- Ложись! - крикнул Дремов Олейникову, и на бегу хлестнул автоматной очередью под откос. И тотчас нарушитель, тяжело подламывая ветки, осел. Дремов бросился к тому месту, куда только что стрелял, вгорячах склонился над неподвижным телом на земле, и в это время совсем близко, метрах в двадцати от распластавшегося врага, раздался выстрел второго…
- Достань его, не дай уйти,- прохрипел Дремов напарнику, неестественно, кулем обрушиваясь на убитого врага, будто занимая положение для стрельбы лежа.
Олейников навскидку ударил очередью туда, где вспыхнул огонь, и не снял пальца со спускового крючка, пока не увидел, как от ели, словно пласт коры, отвалилось чье-то грузное тело.
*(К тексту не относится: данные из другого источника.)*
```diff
-  auto hload = [&](int ksn, int jt) __attribute__((always_inline)) {
-    return __builtin_bit_cast(pu32x4, __builtin_amdgcn_raw_buffer_load_b128(rH, l16 + jt * 1024, hw0 + ksn * (NT * 1024), 0));
+  constexpr int KQ = KS / 2, NS = 4 * KQ;
+  constexpr int RD = 3;
+  constexpr int KPU = 4 / PT;
+  auto hload = [&](int s, int j) __attribute__((always_inline)) {
+    return __builtin_bit_cast(pu32x4, __builtin_amdgcn_raw_buffer_load_b128(rH, l16 + j * 1024, hw0 + s * (NH * 1024), 0));
+  };
+  pu32x4 hb[RD][NH];
+  pu32x4 yf[2][PT];
+  pf32x4 acc[NT][PT];
+  pf32x2 rdot = {0.f, 0.f};
+  pf32x2 beta2 = {a.beta[0], a.beta[0]};
+  int yo, bo, xo;
+  auto launder = [&]() __attribute__((always_inline)) {
+    yo = li * LDY + 16 * NH * w + 4 * lq; bo = li * ldb; xo = tid;
+    asm volatile("" : "+v"(yo), "+v"(bo), "+v"(xo));
+  };
+  auto etile = [&](auto jtc, auto ptc) __attribute__((always_inline)) {
+    constexpr int jt = decltype(jtc)::value, pt = decltype(ptc)::value;
+    const float* lbl = lbs + bo + 16 * pt * ldb;
+    const float* ubl = ubs + bo + 16 * pt * ldb;
+    pf32x4 lb4, ub4;
+    if constexpr (NU4) {
+      lb4 = *reinterpret_cast<const pf32x4*>(lbl + kc0[jt]);
+      ub4 = *reinterpret_cast<const pf32x4*>(ubl + kc0[jt]);
+    } else {
+#pragma unroll
+      for (int r = 0; r < 4; ++r) {
+        const int k = kc0[jt] + r, kk = k >= d.nu ? k - d.nu : k;
+        lb4[r] = lbl[kk];
+        ub4[r] = ubl[kk];
+      }
+    }
+    unsigned short* yp = Y + yo + 16 * pt * LDY + (jt / NH) * (PredCfg<NT>::W / 2) + 16 * (jt % NH);
+    const pu32x2 yw = *reinterpret_cast<const pu32x2*>(yp);
+    unsigned yb[2];
+    unsigned xp[2];
+    if constexpr (jt < NH) {
+      asm volatile("" : "+v"(sx[jt][pt][0]), "+v"(sx[jt][pt][1]));
+      xp[0] = sx[jt][pt][0]; xp[1] = sx[jt][pt][1];
+    } else {
+      const pu32x2 xw = xul[xo + ((jt - NH) * PT + pt) * NTH];
+      xp[0] = xw[0]; xp[1] = xw[1];
+    }
+#pragma unroll
+    for (int h = 0; h < 2; ++h) {
+      const pf32x2 xu = __builtin_convertvector(__builtin_bit_cast(pf16x2, xp[h]), pf32x2);
+      const unsigned mw = sm[jt][pt][h], ywd = yw[h];
+      const pf32x2 nu = {__uint_as_float(mw << 16), __uint_as_float(mw & 0xffff0000u)};
+      const pf32x2 y = {__uint_as_float(ywd << 16), __uint_as_float(ywd & 0xffff0000u)};
+      const pf32x2 ac = {acc[jt][pt][2 * h], acc[jt][pt][2 * h + 1]};
+#ifdef PRED_NO_EPI
+      const pf32x2 wv = xu - ac;
+#else
+      const pf32x2 wv = y + (xu - ac);
+#endif
+      const pf32x2 cl = {__builtin_amdgcn_fmed3f(wv[0], lb4[2 * h], ub4[2 * h]), __builtin_amdgcn_fmed3f(wv[1], lb4[2 * h + 1], ub4[2 * h + 1])};
+      const pf32x2 nun = wv - cl;
+      const pf32x2 dn = nun - nu;
+      const pf32x2 yn = beta2 * dn + nun;
+      rdot += (y - nun) * dn;
+      yb[h] = __builtin_bit_cast(unsigned, __builtin_convertvector(yn, pbf16x2));
+      sm[jt][pt][h] = __builtin_bit_cast(unsigned, __builtin_convertvector(nun, pbf16x2));
+    }
+    *reinterpret_cast<pu32x2*>(yp) = pu32x2{yb[0], yb[1]};
+  };
+  auto ehalf = [&](auto cc) __attribute__((always_inline)) {
+    constexpr int c = decltype(cc)::value;
+    asm_sfor<0, PT>([&](auto ptc) __attribute__((always_inline)) {
+      asm_sfor<0, NH>([&](auto jc) __attribute__((always_inline)) { etile(asm_ic<c * NH + decltype(jc)::value>{}, ptc); });
+      __builtin_amdgcn_sched_barrier(0);
+    });
+  };
+  auto rflush = [&](int slot) __attribute__((always_inline)) {
+    float rd = rdot[0] + rdot[1];
+    for (int off = 32; off > 0; off >>= 1) rd += __shfl_xor(rd, off);
+    if (lane == 0) atomicAdd(&rsum[slot], rd);
+    rdot = pf32x2{0.f, 0.f};
+  };
+  auto kstep = [&](auto sc) __attribute__((always_inline)) {
+#ifndef PRED_NO_MFMA
+    constexpr int s = decltype(sc)::value, c = (s / KQ) & 1, sn = s + RD - 1;
+    if constexpr (sn < NS) {
+#pragma unroll
+      for (int j = 0; j < NH; ++j) hb[sn % RD][j] = hload(sn, j);
+    }
+    auto yread = [&](auto tc) __attribute__((always_inline)) {
+      constexpr int t = decltype(tc)::value, ks = (t / (2 * KQ)) * KQ + t % KQ;
+#pragma unroll
+      for (int pt = 0; pt < PT; ++pt) yf[t & 1][pt] = *reinterpret_cast<const pu32x4*>(Y + (16 * pt + li) * LDY + 32 * ks + 8 * lq);
+    };
+    if constexpr (s % (2 * KQ) == 0) yread(asm_ic<s>{});
+    if constexpr ((s + 1) % (2 * KQ) != 0) yread(asm_ic<s + 1>{});
+#pragma unroll
+    for (int j = 0; j < NH; ++j)
+#pragma unroll
+      for (int pt = 0; pt < PT; ++pt)
+        acc[c * NH + j][pt] = __builtin_amdgcn_mfma_f32_16x16x32_bf16(__builtin_bit_cast(pbf16x8, hb[s % RD][j]), __builtin_bit_cast(pbf16x8, yf[s & 1][pt]),
+                                                                      acc[c * NH + j][pt], 0, 0, 0);
+#endif
+  };
+  auto ringfill = [&]() __attribute__((always_inline)) {
+#ifndef PRED_NO_MFMA
+    asm_sfor<0, RD - 1>([&](auto bc) __attribute__((always_inline)) {
+      constexpr int b = decltype(bc)::value;
+#pragma unroll
+      for (int j = 0; j < NH; ++j) hb[b][j] = hload(b, j);
+    });
+#endif
+  };
+  auto quarter = [&](auto qc, auto ec) __attribute__((always_inline)) {
+    constexpr int q = decltype(qc)::value, c = q & 1;
+    constexpr bool WITH_E = decltype(ec)::value != 0;
+    if constexpr (q < 2) {
+#pragma unroll
+      for (int j = 0; j < NH; ++j)
+#pragma unroll
+        for (int pt = 0; pt < PT; ++pt) acc[c * NH + j][pt] = pf32x4{0.f, 0.f, 0.f, 0.f};
+    }
+    asm_sfor<0, KQ>([&](auto klc) __attribute__((always_inline)) {
+      constexpr int kl = decltype(klc)::value;
+      kstep(asm_ic<q * KQ + kl>{});
+      if constexpr (WITH_E) {
+        if constexpr (kl % KPU == 0) {
+          constexpr int u = kl / KPU;
+          etile(asm_ic<(1 - c) * NH + u % NH>{}, asm_ic<u / NH>{});
+        }
+        if constexpr (kl % KPU == KPU - 1) __builtin_amdgcn_sched_barrier(0);
+      } else {
+        __builtin_amdgcn_sched_barrier(0);
+      }
+    });
   };
   int nit = a.iters;
   int kb = 0;
-  for (int it = 0; it < nit; ++it) {
-    if (tid == 0) rsum[it & 1] = 0.f;
-    pf32x4 acc[NT][PT];
+  launder();
+  ringfill();
+#pragma unroll
+  for (int jt = 0; jt < NT; ++jt)
+#pragma unroll
+    for (int pt = 0; pt < PT; ++pt) acc[jt][pt] = pf32x4{0.f, 0.f, 0.f, 0.f};
+  ehalf(asm_ic<0>{});
+  ehalf(asm_ic<1>{});
+  rflush(0);
+  if (a.adaptive) {
+    int nv0 = 0;
 #pragma unroll
     for (int jt = 0; jt < NT; ++jt)
 #pragma unroll
-      for (int pt = 0; pt < PT; ++pt) acc[jt][pt] = pf32x4{0.f, 0.f, 0.f, 0.f};
-#ifdef PRED_NO_MFMA
-    if (false) {
-#else
-    if (it > 0) {
-#endif
-      constexpr int RD = 3;
-      pu32x4 hb[RD][NT];
-      asm_sfor<0, RD - 1>([&](auto bc) __attribute__((always_inline)) {
-        constexpr int b = decltype(bc)::value;
-#pragma unroll
-        for (int jt = 0; jt < NT; ++jt) hb[b][jt] = hload(b, jt);
-      });
-      asm_sfor<0, KS>([&](auto kc) __attribute__((always_inline)) {
-        constexpr int ks = decltype(kc)::value, b = ks % RD;
-        if constexpr (ks + RD - 1 < KS) {
-#pragma unroll
-          for (int jt = 0; jt < NT; ++jt) hb[(ks + RD - 1) % RD][jt] = hload(ks + RD - 1, jt);
-        }
-        pu32x4 yf[PT];
-#pragma unroll
-        for (int pt = 0; pt < PT; ++pt) yf[pt] = *reinterpret_cast<const pu32x4*>(Y + (16 * pt + li) * LDY + 32 * ks + 8 * lq);
-#pragma unroll
-        for (int jt = 0; jt < NT; ++jt)
-#pragma unroll
-          for (int pt = 0; pt < PT; ++pt)
-            acc[jt][pt] = __builtin_amdgcn_mfma_f32_16x16x32_bf16(__builtin_bit_cast(pbf16x8, hb[b][jt]), __builtin_bit_cast(pbf16x8, yf[pt]),
-                                                                  acc[jt][pt], 0, 0, 0);
-        __builtin_amdgcn_sched_barrier(0);
-      });
-    }
+      for (int pt = 0; pt < PT; ++pt)
+#pragma unroll
+        for (int h = 0; h < 2; ++h) nv0 += ((sm[jt][pt][h] & 0x7fffu) != 0u) + ((sm[jt][pt][h] & 0x7fff0000u) != 0u);
+    for (int off = 32; off > 0; off >>= 1) nv0 += __shfl_xor(nv0, off);
+    if (lane == 0 && nv0) atomicAdd(nviol, nv0);
+  }
+  __syncthreads();
+  if (a.adaptive) nit = min(a.iters, max(8, (a.fac10 * *nviol) / (10 * MR)));
+  if (tid == 0 && a.itsum) atomicAdd(a.itsum, nit - 1);
+  if (nit > 1) {
+    quarter(asm_ic<0>{}, asm_ic<0>{});
+    quarter(asm_ic<1>{}, asm_ic<0>{});
     __syncthreads();
-    if (it > 0) kb = rsum[(it - 1) & 1] > 0.f ? 0 : kb + 1;
-    const pf32x2 beta2 = {a.beta[kb], a.beta[kb]};
-    pf32x2 rdot = {0.f, 0.f};
-    int yo = li * LDY + 16 * NT * w + 4 * lq, bo = li * ldb;
-    asm volatile("" : "+v"(yo), "+v"(bo));
-    unsigned short* Yl = Y + yo;
-    const float* lbl = lbs + bo;
-    const float* ubl = ubs + bo;
-    int nv0 = 0;
-#pragma unroll
-    for (int pt = 0; pt < PT; ++pt) {
-      pf32x4 lb4[2], ub4[2];
-#pragma unroll
-      for (int jt = 0; jt < NT; ++jt) {
-        if constexpr (NU4) {
-          if (jt < 2 || !per32) {
-            lb4[jt & 1] = *reinterpret_cast<const pf32x4*>(lbl + 16 * pt * ldb + kc0[jt]);
-            ub4[jt & 1] = *reinterpret_cast<const pf32x4*>(ubl + 16 * pt * ldb + kc0[jt]);
-          }
-        } else {
-#pragma unroll
-          for (int r = 0; r < 4; ++r) {
-            const int k = kc0[jt] + r, kk = k >= d.nu ? k - d.nu : k;
-            lb4[jt & 1][r] = lbl[16 * pt * ldb + kk];
-            ub4[jt & 1][r] = ubl[16 * pt * ldb + kk];
-          }
-        }
-        unsigned short* yp = Yl + 16 * pt * LDY + 16 * jt;
-        const pu32x2 yw = *reinterpret_cast<const pu32x2*>(yp);
-        unsigned yb[2];
-#pragma unroll
-        for (int h = 0; h < 2; ++h) {
-          const pf32x2 xu = __builtin_convertvector(__builtin_bit_cast(pf16x2, sx[jt][pt][h]), pf32x2);
-          const unsigned mw = sm[jt][pt][h], ywd = yw[h];
-          const pf32x2 nu = {__uint_as_float(mw << 16), __uint_as_float(mw & 0xffff0000u)};
-          const pf32x2 y = {__uint_as_float(ywd << 16), __uint_as_float(ywd & 0xffff0000u)};
-          const pf32x2 ac = {acc[jt][pt][2 * h], acc[jt][pt][2 * h + 1]};
-#ifdef PRED_NO_EPI
-          const pf32x2 wv = xu - ac;
-#else
-          const pf32x2 wv = y + (xu - ac);
-#endif
-          const pf32x2 cl = {__builtin_amdgcn_fmed3f(wv[0], lb4[jt & 1][2 * h], ub4[jt & 1][2 * h]),
-                             __builtin_amdgcn_fmed3f(wv[1], lb4[jt & 1][2 * h + 1], ub4[jt & 1][2 * h + 1])};
-          const pf32x2 nun = wv - cl;
-          const pf32x2 dn = nun - nu;
-          const pf32x2 yn = beta2 * dn + nun;
-          rdot += (y - nun) * dn;
-          yb[h] = __builtin_bit_cast(unsigned, __builtin_convertvector(yn, pbf16x2));
-          sm[jt][pt][h] = __builtin_bit_cast(unsigned, __builtin_convertvector(nun, pbf16x2));
-        }
-        *reinterpret_cast<pu32x2*>(yp) = pu32x2{yb[0], yb[1]};
-      }
-      __builtin_amdgcn_sched_barrier(0);
-    }
-    {
-      float rd = rdot[0] + rdot[1];
-      for (int off = 32; off > 0; off >>= 1) rd += __shfl_xor(rd, off);
-      if (lane == 0) atomicAdd(&rsum[it & 1], rd);
-    }
-    if (it == 0 && a.adaptive) {
-#pragma unroll
-      for (int jt = 0; jt < NT; ++jt)
-#pragma unroll
-        for (int pt = 0; pt < PT; ++pt)
-#pragma unroll
-          for (int h = 0; h < 2; ++h) nv0 += ((sm[jt][pt][h] & 0x7fffu) != 0u) + ((sm[jt][pt][h] & 0x7fff0000u) != 0u);
-      for (int off = 32; off > 0; off >>= 1) nv0 += __shfl_xor(nv0, off);
-      if (lane == 0 && nv0) atomicAdd(nviol, nv0);
-    }
-    __syncthreads();
-    if (it == 0 && a.adaptive) nit = min(a.iters, max(8, (a.fac10 * *nviol) / (10 * MR)));
-    if (it == 0 && tid == 0 && a.itsum) atomicAdd(a.itsum, nit - 1);
+    for (int it = 1;; ++it) {
+      kb = rsum[(it - 1) & 1] > 0.f ? 0 : kb + 1;
+      beta2 = pf32x2{a.beta[kb], a.beta[kb]};
+      launder();
+      quarter(asm_ic<2>{}, asm_ic<0>{});
+      quarter(asm_ic<3>{}, asm_ic<1>{});
+      ringfill();
+      __syncthreads();
+      if (it + 1 >= nit) break;
+      if (tid == 0) rsum[(it + 1) & 1] = 0.f;
+      launder();
+      quarter(asm_ic<0>{}, asm_ic<1>{});
+      rflush(it & 1);
+      quarter(asm_ic<1>{}, asm_ic<0>{});
+      __syncthreads();
+    }
+    launder();
+    ehalf(asm_ic<1>{});
   }
 #pragma unroll
   for (int jt = 0; jt < NT; ++jt) {
-    const int c0 = 16 * (w * NT + jt) + 4 * lq;
+    const int c0 = 16 * pred_col_tile<NT>(w, jt) + 4 * lq;
 #pragma unroll
     for (int pt = 0; pt < PT; ++pt) {
       const int p = p0 + 16 * pt + li;
```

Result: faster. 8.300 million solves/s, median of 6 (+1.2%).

Олейников выждал еще, поводя стволом вправо и влево, но за КСП было тихо. Молчал и Дремов. И тогда сразу встала перед глазами Олейникова подогнутая фигура старшего наряда, осевшего на землю.
- Саня, Санька! - бросился Олейников к Дремову, низко склонился над ним, лихорадочно повторяя: - Ну, чего ты? Чего, а? Слышь, нет? Постой-ка, я тебе подсоблю. Ты тяжелый, я знаю, но я попробую… Надо лицом кверху, чтобы не задохнуться…
Олейников все подхватывал и подхватывал сержанта под мышки, силясь перевернуть его лицом кверху, но ослабевшие руки не слушались.
- Ну, задело малость, царапнуло, дело ясное,- шептал парнишка.- Внезапно споткнулся на полуслове: - Са… Санька!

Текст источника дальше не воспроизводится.